Wife reported excellent adherence to his warfarin therapy and he had been attending
the monitoring clinic on schedule. His head computed tomography (CT) with contrast
revealed small areas of well-circumscribed low attenuation in the cerebellar hemispheres
bilaterally that were compatible with previous ischemic changes, and magnetic resonance
imaging (MRI) of the brain revealed small foci of restricted diffusion in the corpus
callosum, left consulate gyrus, left thalamus, and right parietal lobe that were consistent
with acute or recent infarcts. Angio-CT of the head and neck showed a short segment
narrowing of the distal V4 segment of the left vertebral artery which was unchanged
from previous evaluations and minimal calcification of the right cervical internal
carotid artery without significant stenosis. Angio-CT of the chest showed no indications
of narrowing, blockage, aneurysm, or plaque accumulation in the pulmonary vessels
or the aorta. Echocardiography was unremarkable except for a mild tricuspid valve
regurgitation and no thrombus was found.
The initial emergency department physical examination revealed a confused, morbidly
obese patient (body mass index: 48) with no paresthesia. His pulses were present from
head to toes and no bruits were auscultated in the carotid and subclavian arteries.
Vital signs were within normal range. There were no arrhythmias or ST changes on the
electrocardiogram. The patient denied sweating, fatigue, chest pain, dyspnea, bruising,
hemoptysis, epistaxis, hematemesis, hematochezia, and hematuria. The patient, although
he was not hypertensive or diabetic, was a morbidly obese, which alone is a risk factor
for accelerated atherosclerosis that could eventually lead to brain ischemic disease.

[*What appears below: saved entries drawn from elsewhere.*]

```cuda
static int plan_fetch_impl(hmcgpu_plan* pl, hmcgpu_result* r) {
    hmcgpu_ctx* ctx = pl->ctx;
    if (!pl->ran) return fail(ctx, HMCGPU_ERR_ARG, "plan_fetch before plan_run");
    CU(ctx, cudaSetDevice(ctx->device));
    cudaStream_t st = ctx->stream;
    const int K = pl->K, nw = pl->n_windows;
    const size_t Rr = (size_t)pl->n_chains * pl->nrun;
    long long d2h = 0;
    auto down = [&](void* host, const DevBuf& b, size_t bytes) -> cudaError_t {
        if (!host || !b.p) return cudaSuccess;
        d2h += (long long)bytes;
        return cudaMemcpyAsync(host, b.p, bytes, cudaMemcpyDeviceToHost, st);
    };
    if ((r->mu || r->sigma2 || r->A || r->pi_end || r->forecasts || r->loglik) && !(pl->flags & HMCGPU_FLAG_DRAWS))
        return fail(ctx, HMCGPU_ERR_ARG, "per-draw outputs requested without HMCGPU_FLAG_DRAWS");
    if ((r->summary_mean || r->summary_var) && !(pl->flags & HMCGPU_FLAG_SUMMARY))
        return fail(ctx, HMCGPU_ERR_ARG, "summary requested without HMCGPU_FLAG_SUMMARY");
    if ((r->pib_mean || r->insample_forecast_mean) && !(pl->flags & (HMCGPU_FLAG_SMOOTHED_MEAN | HMCGPU_FLAG_FILTERED_MEAN)))
        return fail(ctx, HMCGPU_ERR_ARG, "pib_mean / insample_forecast_mean requested without HMCGPU_FLAG_SMOOTHED_MEAN or HMCGPU_FLAG_FILTERED_MEAN");
    if (r->loglik && !(pl->flags & HMCGPU_FLAG_LOGLIK)) return fail(ctx, HMCGPU_ERR_ARG, "loglik requested without HMCGPU_FLAG_LOGLIK");
    const bool diag = (pl->flags & HMCGPU_FLAG_DIAGNOSTICS) && (r->rhat || r->ess || r->ess_lag);
    CU(ctx, down(r->mu, pl->d_mu, nw * Rr * K * sizeof(double)));
    CU(ctx, down(r->sigma2, pl->d_sig2, nw * Rr * K * sizeof(double)));
    CU(ctx, down(r->A, pl->d_A, nw * Rr * K * K * sizeof(double)));
    CU(ctx, down(r->pi_end, pl->d_pie, nw * Rr * K * sizeof(double)));
    CU(ctx, down(r->forecasts, pl->d_fc, nw * Rr * 2 * pl->n_h * sizeof(double)));
    CU(ctx, down(r->loglik, pl->d_ll, nw * Rr * sizeof(double)));
    std::vector<double> pibsum, fcsum;
    std::vector<int> ev(pl->n_slots);
    DevBuf d_mean, d_var;
    if (r->summary_mean || r->summary_var) {
        const long long ne = (long long)nw * pl->F;
        CU(ctx, d_mean.alloc((size_t)ne * sizeof(double)));
        CU(ctx, d_var.alloc((size_t)ne * sizeof(double)));
        summary_finish_kernel<<<grid_for(ne, 256), 256, 0, st>>>(ne, pl->F, (double)Rr, (pl->flags & HMCGPU_FLAG_LOGLIK) ? 1 : 0,
                                                                 pl->d_sum.as<double>(), pl->d_sumsq.as<double>(), d_mean.as<double>(), d_var.as<double>());
        CU(ctx, cudaGetLastError());
        CU(ctx, down(r->summary_mean, d_mean, (size_t)ne * sizeof(double)));
        CU(ctx, down(r->summary_var, d_var, (size_t)ne * sizeof(double)));
    }
    DevBuf d_rhat, d_ess, d_lag;
    if (diag) {
        const long long ne = (long long)nw * pl->F;
        CU(ctx, d_rhat.alloc((size_t)ne * sizeof(double)));
        CU(ctx, d_ess.alloc((size_t)ne * sizeof(double)));
        CU(ctx, d_lag.alloc((size_t)ne * sizeof(int)));
        diag_finish_kernel<<<grid_for(ne, 128), 128, 0, st>>>(ne, pl->F, pl->n_chains, pl->nrun / 2, (pl->flags & HMCGPU_FLAG_LOGLIK) ? 1 : 0,
                                                              pl->dg_mean.as<double>(), pl->dg_var.as<double>(), pl->dg_gsum.as<double>(),
                                                              d_rhat.as<double>(), d_ess.as<double>(), d_lag.as<int>());
        CU(ctx, cudaGetLastError());
        CU(ctx, down(r->rhat, d_rhat, (size_t)ne * sizeof(double)));
        CU(ctx, down(r->ess, d_ess, (size_t)ne * sizeof(double)));
        CU(ctx, down(r->ess_lag, d_lag, (size_t)ne * sizeof(int)));
    }
    if (r->pib_mean) { pibsum.resize((size_t)pl->pib_total); CU(ctx, down(pibsum.data(), pl->d_pibsum, pibsum.size() * sizeof(double))); }
    if (r->insample_forecast_mean && pl->d_fcsum.p) {
        fcsum.resize((size_t)pl->pib_total / K * pl->n_h);
        CU(ctx, down(fcsum.data(), pl->d_fcsum, fcsum.size() * sizeof(double)));
    }
    CU(ctx, down(ev.data(), pl->events, ev.size() * sizeof(int)));
    CU(ctx, cudaStreamSynchronize(st));
    const double n = (double)Rr;
    for (size_t i = 0; i < pibsum.size(); ++i) r->pib_mean[i] = pibsum[i] / n;
    for (size_t i = 0; i < fcsum.size(); ++i) r->insample_forecast_mean[i] = fcsum[i] / n;
    std::vector<int> slot_win(pl->n_slots), slot_chain(pl->n_slots);
    int bad = 0;
    for (int j = 0; j < nw; ++j) {
        const int w = pl->order[j];
        for (int c = 0; c < pl->n_chains; ++c) {
            const int e = ev[(size_t)j * pl->n_chains + c];
            if (r->status) r->status[(size_t)w * pl->n_chains + c] = e;
            bad += e != 0;
        }
    }
    r->gpu_ms = pl->gpu_ms; r->sweep_kernel_ms = pl->sweep_ms; r->n_launches = pl->n_launches;
    r->n_sweep_launches = pl->n_sweep_launches; r->h2d_bytes = pl->h2d; r->d2h_bytes = d2h; r->state_steps = pl->state_steps;
    r->sweep_launch_ms_sum = pl->launch_ms_sum;
    r->sweep_kernel = (int32_t)pl->sw.kernel;
    r->n_tasks = pl->n_tasks;
    return bad;
}

extern "C" void hmcgpu_plan_destroy(hmcgpu_plan* pl) {
    if (!pl) return;
    cudaSetDevice(pl->ctx->device);
    cudaStreamSynchronize(pl->ctx->stream);
    for (auto s2 : pl->gstreams) cudaStreamSynchronize(s2);
    delete pl;
}

extern "C" int hmcgpu_estimate(hmcgpu_ctx* ctx, const hmcgpu_problem* p, hmcgpu_result* r) {
    if (!r) return fail(ctx, HMCGPU_ERR_ARG, "result is NULL");
    hmcgpu_plan* pl = nullptr;
    PhaseTrace tr;
    TRY(hmcgpu_plan_create(ctx, p, &pl));
    tr.mark("plan_create (upload, init)");
    int rc = hmcgpu_plan_run(pl);
    tr.mark("plan_run (all sweeps)");
    if (rc == 0) rc = hmcgpu_plan_fetch(pl, r);
    tr.mark("plan_fetch (download)");
    hmcgpu_plan_destroy(pl);
    tr.mark("plan_destroy");
    return rc;
}

static int estimate_multi_impl(const int* devices, int n_dev, const hmcgpu_problem* p, hmcgpu_result* r);
extern "C" int hmcgpu_estimate_multi(const int* devices, int n_dev, const hmcgpu_problem* p, hmcgpu_result* r) {
    if (!devices || n_dev < 1 || !p || !r) return fail(nullptr, HMCGPU_ERR_ARG, "bad arguments");
    GUARD(nullptr, estimate_multi_impl(devices, n_dev, p, r));
}

static int estimate_multi_impl(const int* devices, int n_dev, const hmcgpu_problem* p, hmcgpu_result* r) {
    if (p->n_windows < 1 || !p->win_start || !p->win_end) return fail(nullptr, HMCGPU_ERR_ARG, "no windows");
    const int nw = p->n_windows, K = p->K, nh = p->n_h;
    std::vector<int> ord(nw);
    std::iota(ord.begin(), ord.end(), 0);
    auto Tw = [&](int w) { return p->win_end[w] - p->win_start[w] + 1; };
    std::stable_sort(ord.begin(), ord.end(), [&](int a, int b) { return Tw(a) > Tw(b); });
    std::vector<std::vector<int>> shard(n_dev);
    std::vector<long long> load(n_dev, 0);
    for (int w : ord) {
        const int d = (int)(std::min_element(load.begin(), load.end()) - load.begin());
        shard[d].push_back(w);
        load[d] += Tw(w);
    }
    const size_t Rr = (size_t)p->n_chains * p->nrun;
    const int F = 3 * K + K * K + 2 * nh + 1;
    std::vector<long long> pib_off(nw);
    long long acc = 0;
    for (int w = 0; w < nw; ++w) { pib_off[w] = acc; acc += (long long)Tw(w) * K; }
    std::vector<int> rcs(n_dev, 0);
    std::vector<std::string> errs(n_dev);
    std::vector<hmcgpu_result> parts(n_dev);
    std::vector<std::thread> th;
    for (int d = 0; d < n_dev; ++d) {
        th.emplace_back([&, d]() {
          hmcgpu_ctx* ctx = nullptr;
          try {
            const std::vector<int>& ws = shard[d];
            const int n = (int)ws.size();
            memset(&parts[d], 0, sizeof(hmcgpu_result));
            if (n == 0) return;
            int rc = hmcgpu_ctx_create(devices[d], &ctx);
            if (rc != 0) { rcs[d] = rc; errs[d] = hmcgpu_last_error(nullptr); return; }
            std::vector<int32_t> ser(n), iser(n), st(n), en(n);
            std::vector<int64_t> id(n), x0;
            size_t pibn = 0;
            for (int j = 0; j < n; ++j) {
                const int w = ws[j];
                ser[j] = p->win_series ? p->win_series[w] : 0; st[j] = p->win_start[w]; en[j] = p->win_end[w];
                iser[j] = p->win_init_series ? p->win_init_series[w] : ser[j];
                id[j] = p->win_id ? p->win_id[w] : w;
                pibn += (size_t)Tw(w) * K;
                if (p->X0) x0.insert(x0.end(), p->X0 + pib_off[w] / K, p->X0 + pib_off[w] / K + Tw(w));
            }
            hmcgpu_problem q = *p;
            q.n_windows = n; q.win_series = ser.data(); q.win_start = st.data(); q.win_end = en.data(); q.win_id = id.data();
            if (p->win_init_series) q.win_init_series = iser.data();
            if (p->X0) q.X0 = x0.data();
            std::vector<double> mu, s2, A, pe, fc, ll, sm, sv, pb, ifc, rh, es;
            std::vector<int32_t> status, el;
            const bool diag = (p->flags & HMCGPU_FLAG_DIAGNOSTICS) != 0;
            hmcgpu_result& o = parts[d];
            if (r->mu) { mu.resize(n * Rr * K); o.mu = mu.data(); }
            if (r->sigma2) { s2.resize(n * Rr * K); o.sigma2 = s2.data(); }
            if (r->A) { A.resize(n * Rr * K * K); o.A = A.data(); }
            if (r->pi_end) { pe.resize(n * Rr * K); o.pi_end = pe.data(); }
            if (r->forecasts) { fc.resize(n * Rr * 2 * nh); o.forecasts = fc.data(); }
            if (r->loglik) { ll.resize(n * Rr); o.loglik = ll.data(); }
            if (r->summary_mean) { sm.resize((size_t)n * F); o.summary_mean = sm.data(); }
// ... 55 lines not shown
```

Baseline: 227.4 billion.

## Run post-processing on low-priority stream and batch summary accumulation loads

Moves all per-chunk post-processing kernels (draw gather, summary, diagnostics, tile reduce) from the main context stream to a dedicated low-priority stream, and gives the Gibbs sweep group streams high priority. This lets post-processing overlap with sweeps instead of serializing on the main stream. The summary accumulation kernel is also rewritten to replace per-element div/mod indexing with incremental offsets and software-pipelined batched loads. The end-of-run event now waits on the last post event, which assumes n_chunks > 0 and that its event is non-null.

```diff
diff --git a/hmc.jl_b200/csrc/hmcgpu.cu b/hmc.jl_b200/csrc/hmcgpu.cu
--- a/hmc.jl_b200/csrc/hmcgpu.cu
+++ b/hmc.jl_b200/csrc/hmcgpu.cu
@@ -1189,15 +1189,46 @@
 __global__ void __launch_bounds__(128) summary_accum_kernel(int F, int n_slots, int chunk, int n_i, int n_chains,
                                                             const int* __restrict__ win_slot0, const R* __restrict__ out,
                                                             double* __restrict__ sum, double* __restrict__ sumsq) {
+    constexpr int kBatch = 8;
     __shared__ double sh[128];
     const int w = blockIdx.x, f = blockIdx.y;
-    const int s0 = win_slot0[w];
+    const int t = threadIdx.x, nt = blockDim.x;
+    const int n = n_chains * n_i;
+    const int cnt = t < n ? (n - t + nt - 1) / nt : 0;
+    const int dc = nt % n_chains;
+    const unsigned step = (unsigned)(nt / n_chains) * n_slots + dc, carry = n_slots - n_chains;
+    const R* const plane = out + (size_t)f * chunk * n_slots + win_slot0[w];
+    int c = t % n_chains;
+    unsigned off = (unsigned)(t / n_chains) * n_slots + c;
+    auto advance = [&] {
+        off += step;
+        c += dc;
+        if (c >= n_chains) { c -= n_chains; off += carry; }
+    };
     double a = 0.0, b = 0.0;
-    const long long n = (long long)n_chains * n_i;
-    for (long long j = threadIdx.x; j < n; j += blockDim.x) {
-        const int cidx = (int)(j % n_chains), i = (int)(j / n_chains);
-        const double v = (double)out[((size_t)f * chunk + i) * n_slots + s0 + cidx];
-        a += v; b += v * v;
+    int e = 0;
+    R v[kBatch];
+    auto load = [&](R* dst) {
+#pragma unroll
+        for (int u = 0; u < kBatch; ++u) { dst[u] = plane[off]; advance(); }
+    };
+    auto accumulate = [&] {
+#pragma unroll
+        for (int u = 0; u < kBatch; ++u) { const double x = (double)v[u]; a += x; b += x * x; }
+    };
+    if (cnt >= kBatch) load(v);
+    for (; e + 2 * kBatch <= cnt; e += kBatch) {
+        R nv[kBatch];
+        load(nv);
+        accumulate();
+#pragma unroll
+        for (int u = 0; u < kBatch; ++u) v[u] = nv[u];
+    }
+    if (e + kBatch <= cnt) { accumulate(); e += kBatch; }
+    for (; e < cnt; ++e) {
+        const double x = (double)plane[off];
+        advance();
+        a += x; b += x * x;
     }
     auto add = [](double x, double y2) { return x + y2; };
     a = block_reduce<double>(a, sh, add);
@@ -1261,6 +1292,7 @@
     std::vector<Group> groups;
     int n_groups = 1, n_bufs = 1;
     std::vector<cudaStream_t> gstreams;
+    cudaStream_t post_stream = nullptr;
     std::vector<cudaEvent_t> pool_events;
     std::vector<cudaEvent_t> timing_events;
     double launch_ms_sum = 0.0;
@@ -1274,6 +1306,7 @@
     bool ran = false;
     ~hmcgpu_plan() {
         for (auto s2 : gstreams) cudaStreamDestroy(s2);
+        if (post_stream) cudaStreamDestroy(post_stream);
         for (auto e : pool_events) cudaEventDestroy(e);
         for (auto e : timing_events) cudaEventDestroy(e);
         if (ev0) cudaEventDestroy(ev0);
@@ -1653,11 +1686,14 @@
     a.seg_warm = pl->tuning.seg_warm; a.seg_barriers = pl->tuning.seg_barriers;
     if (pl->sw.kernel == SweepKernel::seg) CU(ctx, pl->d_diag.alloc(2 * sizeof(unsigned long long)));
     a.diag = pl->d_diag.as<unsigned long long>();
+    int prio_low = 0, prio_high = 0;
+    CU(ctx, cudaDeviceGetStreamPriorityRange(&prio_low, &prio_high));
     for (int g = 0; g < pl->n_groups; ++g) {
         cudaStream_t s2;
-        CU(ctx, cudaStreamCreateWithFlags(&s2, cudaStreamNonBlocking));
+        CU(ctx, cudaStreamCreateWithPriority(&s2, cudaStreamNonBlocking, prio_high));
         pl->gstreams.push_back(s2);
     }
+    CU(ctx, cudaStreamCreateWithPriority(&pl->post_stream, cudaStreamNonBlocking, prio_low));
     CU(ctx, cudaEventCreate(&pl->ev0)); CU(ctx, cudaEventCreate(&pl->ev1));
     CU(ctx, cudaEventCreate(&pl->evk0)); CU(ctx, cudaEventCreate(&pl->evk1));
     tr.mark("  tables, allocations, init");
@@ -1670,7 +1706,7 @@
 template <typename R, int K>
 static int plan_run_t(hmcgpu_plan* pl) {
     hmcgpu_ctx* ctx = pl->ctx;
-    cudaStream_t st = ctx->stream;
+    cudaStream_t st = ctx->stream, ps = pl->post_stream;
     const int ns = pl->n_slots, G = pl->n_groups;
     const int L = pl->sw.sweeps_per_launch;
     const int Kr = pl->K;
@@ -1728,13 +1764,13 @@
     std::vector<std::vector<cudaEvent_t>> chunk_done(n_chunks, std::vector<cudaEvent_t>(G, nullptr));
     long long posted = 0;
     auto enqueue_post = [&](long long k) -> int {
-        for (int g = 0; g < G; ++g) CU(ctx, cudaStreamWaitEvent(st, chunk_done[k][g], 0));
+        for (int g = 0; g < G; ++g) CU(ctx, cudaStreamWaitEvent(ps, chunk_done[k][g], 0));
         const long long d0 = k * pl->chunk;
         const int n = (int)std::min<long long>(pl->chunk, pl->nrun - d0);
         const R* buf = pl->out.as<R>() + (size_t)(k % pl->n_bufs) * buf_elems;
         if (pl->flags & HMCGPU_FLAG_DRAWS) {
             dim3 blk(32, 8), grd(grid_for(ns, 32), grid_for(n, 8));
-            gather_draws_kernel<R><<<grd, blk, 0, st>>>(Kr, pl->n_h, ns, pl->chunk, n, d0, pl->nrun, pl->n_chains, pl->slot_win.as<int>(),
+            gather_draws_kernel<R><<<grd, blk, 0, ps>>>(Kr, pl->n_h, ns, pl->chunk, n, d0, pl->nrun, pl->n_chains, pl->slot_win.as<int>(),
                                                          pl->slot_chain.as<int>(), buf, pl->d_mu.as<double>(), pl->d_sig2.as<double>(),
                                                          pl->d_A.as<double>(), pl->d_pie.as<double>(), pl->d_fc.as<double>(), pl->d_ll.as<double>());
             CU(ctx, cudaGetLastError());
@@ -1742,7 +1778,7 @@
         }
         if (pl->flags & HMCGPU_FLAG_SUMMARY) {
             dim3 grd(pl->n_windows, pl->F);
-            summary_accum_kernel<R><<<grd, 128, 0, st>>>(pl->F, ns, pl->chunk, n, pl->n_chains, pl->win_slot0.as<int>(), buf,
+            summary_accum_kernel<R><<<grd, 128, 0, ps>>>(pl->F, ns, pl->chunk, n, pl->n_chains, pl->win_slot0.as<int>(), buf,
                                                          pl->d_sum.as<double>(), pl->d_sumsq.as<double>());
             CU(ctx, cudaGetLastError());
             ++pl->n_launches;
@@ -1753,11 +1789,11 @@
             const DiagState<R> ds{pl->dg_P.as<double>(), pl->dg_S1.as<double>(), pl->dg_head.as<R>(), pl->dg_ring.as<R>(), (long long)pl->F * ns};
             auto sequence = [&](long long lo, long long hi, long long seq0, long long seq_end, int half) -> int {
                 if (lo >= hi) return 0;
-                diag_accum_kernel<R><<<dim3(ns / 32, Fd), dim3(32, 32), 0, st>>>(ns, pl->chunk, (int)(lo - d0), (int)(hi - lo), lo - seq0, buf, ds);
+                diag_accum_kernel<R><<<dim3(ns / 32, Fd), dim3(32, 32), 0, ps>>>(ns, pl->chunk, (int)(lo - d0), (int)(hi - lo), lo - seq0, buf, ds);
                 CU(ctx, cudaGetLastError());
                 ++pl->n_launches;
                 if (hi == seq_end) {
-                    diag_half_kernel<R><<<dim3(pl->n_windows, Fd), kDiagLags, 0, st>>>(pl->F, ns, pl->n_chains, nh, half, pl->win_slot0.as<int>(), ds,
+                    diag_half_kernel<R><<<dim3(pl->n_windows, Fd), kDiagLags, 0, ps>>>(pl->F, ns, pl->n_chains, nh, half, pl->win_slot0.as<int>(), ds,
                                                                                        pl->dg_mean.as<double>(), pl->dg_var.as<double>(), pl->dg_gsum.as<double>());
                     CU(ctx, cudaGetLastError());
                     ++pl->n_launches;
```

Imaging and additional tests were done in order to assess this risk factor as a probable
cause of the ischemic disease, but it was not the case. The following lesions were
observed on his trunk and extremities ([Figs. 1] and [2]). When asked about the lesions, he denied pain and previous exposure to heat or
burns in the area. However, he did endorse that the lesions had been there for many
years, but were not present at birth. Additionally, he noted that the lesions were
not sensitive to warm or cold temperatures.
Fig. 1 Lesion found on the abdominal area of the patient.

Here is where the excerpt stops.